To avoid dealing with such ever-growing lists of modules, I've used this pattern in node.js code:

glob.sync('service/**/*.js', { ignore: 'service/**/*.test.js' })
.map(file => require(`./${file}`))
.forEach(moduleFunction => {
    moduleFunction(initialConfig)
})

It finds all the js files in a part of the application's directory tree, requires them, and then runs them as a function passing in some initial options.

However

The above code doesn't work for client-side apps built with a bundler.

Bundlers must be able to tell which files will be loaded by reading the code, without executing it.

So, you're back to maintaining a long list imports/requires somewhere. Unless you use this library.

What does it do?

Given these files:

fixtures/one.js
fixtures/someDirectory/two.js

Calling this library and passing in fixtures/**/*.js and my-globbed-files.js will cause it to spit out a file containing:

const fixtures$47$one$46$js = require('./fixtures/one.js')
const fixtures$47$someDirectory$47$two$46$js = require('./fixtures/someDirectory/two.js')

module.exports = [
    fixtures$47$one$46$js,
    fixtures$47$someDirectory$47$two$46$js,
]

or, for es6 module bundlers:

import fixtures$47$one$46$js from './fixtures/one.js'
import fixtures$47$someDirectory$47$two$46$js from './fixtures/someDirectory/two.js'

export default [
    fixtures$47$one$46$js,
    fixtures$47$someDirectory$47$two$46$js,
]

Then, all your index file needs to do is

require('my-globbed-files.js').forEach(moduleFunction => {
    moduleFunction(initialConfig)
})

API

globModuleFile(options, [globOptions])

Returns a promise that resolves to the JS code with all the requires/imports and exports.

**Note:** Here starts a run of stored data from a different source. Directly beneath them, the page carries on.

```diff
diff --git a/blinky_amd/csrc/bk_lens.cpp b/blinky_amd/csrc/bk_lens.cpp
--- a/blinky_amd/csrc/bk_lens.cpp
+++ b/blinky_amd/csrc/bk_lens.cpp
@@ -433,6 +433,22 @@
 #endif
 
 #if BK_DEBUG_API
+extern "C" int bk_debug_build_kernel_info(bk_ctx *ctx, int out[4])
+{
+    if (!ctx || !out) return BK_E_INVALID;
+    LensProgram *P = ctx->prog;
+    if (!P || !P->module) return ctx->fail(BK_E_STATE, "no lens module is loaded (bk_build first)");
+    hipFunction_t fn = P->k_inverse ? P->k_inverse : P->k_corners;
+    if (!fn) return ctx->fail(BK_E_STATE, "the lens module has no build kernel");
+    BK_HIP(ctx, hipFuncGetAttribute(&out[0], HIP_FUNC_ATTRIBUTE_NUM_REGS, fn));
+    BK_HIP(ctx, hipFuncGetAttribute(&out[1], HIP_FUNC_ATTRIBUTE_LOCAL_SIZE_BYTES, fn));
+    BK_HIP(ctx, hipFuncGetAttribute(&out[2], HIP_FUNC_ATTRIBUTE_SHARED_SIZE_BYTES, fn));
+    out[3] = P->k_inverse ? 1 : 2;
+    return BK_OK;
+}
+#endif
+
+#if BK_DEBUG_API
 extern "C" int bk_debug_eval(bk_ctx *ctx, int which, const double *args, int nargs, double *out, int *nout)
 {
     if (!ctx || !ctx->prog) return BK_E_INVALID;
diff --git a/blinky_amd/csrc/bk_modules.cpp b/blinky_amd/csrc/bk_modules.cpp
--- a/blinky_amd/csrc/bk_modules.cpp
+++ b/blinky_amd/csrc/bk_modules.cpp
@@ -19,6 +19,8 @@
 using namespace bk;
 extern char **environ;
 
+static const char kRtcOptionsText[] = "-O3 -std=c++17 -ffp-contract=off -mllvm -simplifycfg-sink-common=false";
+
 static std::string cache_path(const std::string &source, const std::string &arch)
 {
     const std::string dir = cache_dir();
@@ -28,7 +30,7 @@
     for (int i = 0; i < bk::kNumEmbeddedHeaders; ++i) h.update(std::string(bk::kEmbeddedHeaders[i].text));
     h.update(arch);
     h.update(std::string(bk_version()));
-    h.update(std::string("-O3 -std=c++17 -ffp-contract=off"));
+    h.update(std::string(kRtcOptionsText));
     return dir + "/bk_lens_" + hex128(h) + ".hsaco";
 }
 
@@ -74,8 +76,8 @@
         r.rc = BK_E_HIP; r.log = "hiprtcCreateProgram failed";
         return r;
     }
-    const char *opts[] = {arch.c_str(), "-O3", "-std=c++17", "-ffp-contract=off"};
-    if (hiprtcCompileProgram(prog, 4, opts) != HIPRTC_SUCCESS) {
+    const char *opts[] = {arch.c_str(), "-O3", "-std=c++17", "-ffp-contract=off", "-mllvm", "-simplifycfg-sink-common=false"};
+    if (hiprtcCompileProgram(prog, 6, opts) != HIPRTC_SUCCESS) {
         size_t n = 0;
         hiprtcGetProgramLogSize(prog, &n);
         std::string log(n, 0);
diff --git a/blinky_amd/ffi.py b/blinky_amd/ffi.py
--- a/blinky_amd/ffi.py
+++ b/blinky_amd/ffi.py
@@ -121,6 +121,7 @@
     "bk_debug_forward_tiles": (_i, [_vp, C.POINTER(_i), C.POINTER(_i)]),
     "bk_debug_set_option": (_i, [C.c_char_p, _i]),
     "bk_debug_build_breakdown": (_i, [_vp, C.POINTER(_d)]),
+    "bk_debug_build_kernel_info": (_i, [_vp, C.POINTER(_i)]),
     "bk_multi_lensmap_valid": (_i, [_vp]),
     "bk_last_build_ms": (_d, [_vp]),
     "bk_globe_pitch": (_i, [_vp]),
@@ -192,7 +193,10 @@
     "bk_multi_gather": (_i, [_vp, C.POINTER(_vp), _i, _i, _vp, _sz, _i]),
     "bk_multi_exchange_rotating": (_i, [_vp, C.POINTER(_vp), _i, C.POINTER(_vp), _sz, _i]),
 }
+_AB_MAY_LACK = {"bk_debug_build_kernel_info"}
 for _name, (_res, _args) in _SIGS.items():
+    if _name in _AB_MAY_LACK and os.environ.get("BLINKY_HIP_LIB") and not hasattr(lib, _name):
+        continue
     _fn = getattr(lib, _name)
     _fn.restype, _fn.argtypes = _res, _args
 
@@ -338,6 +342,13 @@
         self._chk(lib.bk_debug_build_breakdown(self._h, out))
         return dict(build_ms=out[0], host_eval_ms=out[1], flagged=int(out[2]), pool_threads=int(out[3]), kernel_wall_ms=out[4],
                     retries=int(out[5]) % 1000, compiled_host_module=out[5] >= 1000)
+
+    def build_kernel_info(self):
+        if not hasattr(lib, "bk_debug_build_kernel_info"):
+            return None
+        out = (_i * 4)()
+        self._chk(lib.bk_debug_build_kernel_info(self._h, out))
+        return dict(vgprs=out[0], scratch_bytes=out[1], lds_bytes=out[2], kind=out[3])
 
     def host_build(self, mode=0):
         W, H, ps, r0, r1 = self.size()
diff --git a/include/blinky_hip_debug.h b/include/blinky_hip_debug.h
--- a/include/blinky_hip_debug.h
+++ b/include/blinky_hip_debug.h
@@ -32,6 +32,7 @@
 int         bk_debug_eval_device_bounds(bk_ctx *ctx, int which, const double *args, int nargs, int n, double *out, double *bound, int *flag,
                                         int *nout);
 int         bk_debug_build_breakdown(const bk_ctx *ctx, double out[6]);
+int         bk_debug_build_kernel_info(bk_ctx *ctx, int out[4]);
 int         bk_debug_stripe_bounds(const uint32_t *row_cost, int H, int W, int nranks, int *bounds_out);
 int         bk_debug_row_costs(bk_ctx *ctx, uint32_t *host_out);
 long long   bk_debug_fb_decode_check(int gp, int ph);
```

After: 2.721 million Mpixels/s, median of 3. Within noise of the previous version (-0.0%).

If an outputPath is provided, the promise will not resolve until after the file is done being written.

options

  • pattern: (required): Passed to glob.
  • outputPath: A file to be created or overwritten with all of the import code.
  • exportWithPath: If false, exports whatever value was imported from the original file. If true, exports an object { path: thePathStringThatWasImported, export: theObjectExportedFromTheGlobbedFile }. Defaults to false.
  • format: Specify the module output - either the string es (import/export) or cjs (require/module.exports). Defaults to cjs
  • sortFunction: A comparison function to be passed to Array.sort to determine the order to import the files in (and determine their order in the output array). Defaults to a function that orders by how deep in the directory structure the file is (shallowest to deepest).
  • pathPrefix: A string to be prepended to the paths passed to require. Defaults to ./
  • importStar: whether to use import * as whateverExport instead of import defaultExport when outputting ES module syntax. Defaults to false

globOptions

Optional. Passed straight through as the options argument to glob.

Example

const expected = `const fixtures$47$one$46$js = require('./fixtures/one.js')
const fixtures$47$someDirectory$47$two$46$js = require('./fixtures/someDirectory/two.js')

module.exports = [
\tfixtures$47$one$46$js,
\tfixtures$47$someDirectory$47$two$46$js,
]
`

globModuleFiles({ pattern: 'fixtures/**/*.js', outputPath: '/tmp/globbed.js' }).then(code => {
    code // => expected

    require('fs').readFileSync('/tmp/globbed.js', { encoding: 'utf8' }) // => code
}).catch(err => {
    console.error(err)
})

CLI

glob-module-file --pattern="fixtures/**/*.js" --format=es --ignore="**/one.js"

Takes any number of named arguments corresponding to the options objects above.

Spits the code to stdout so you can pipe it into a file or what have you.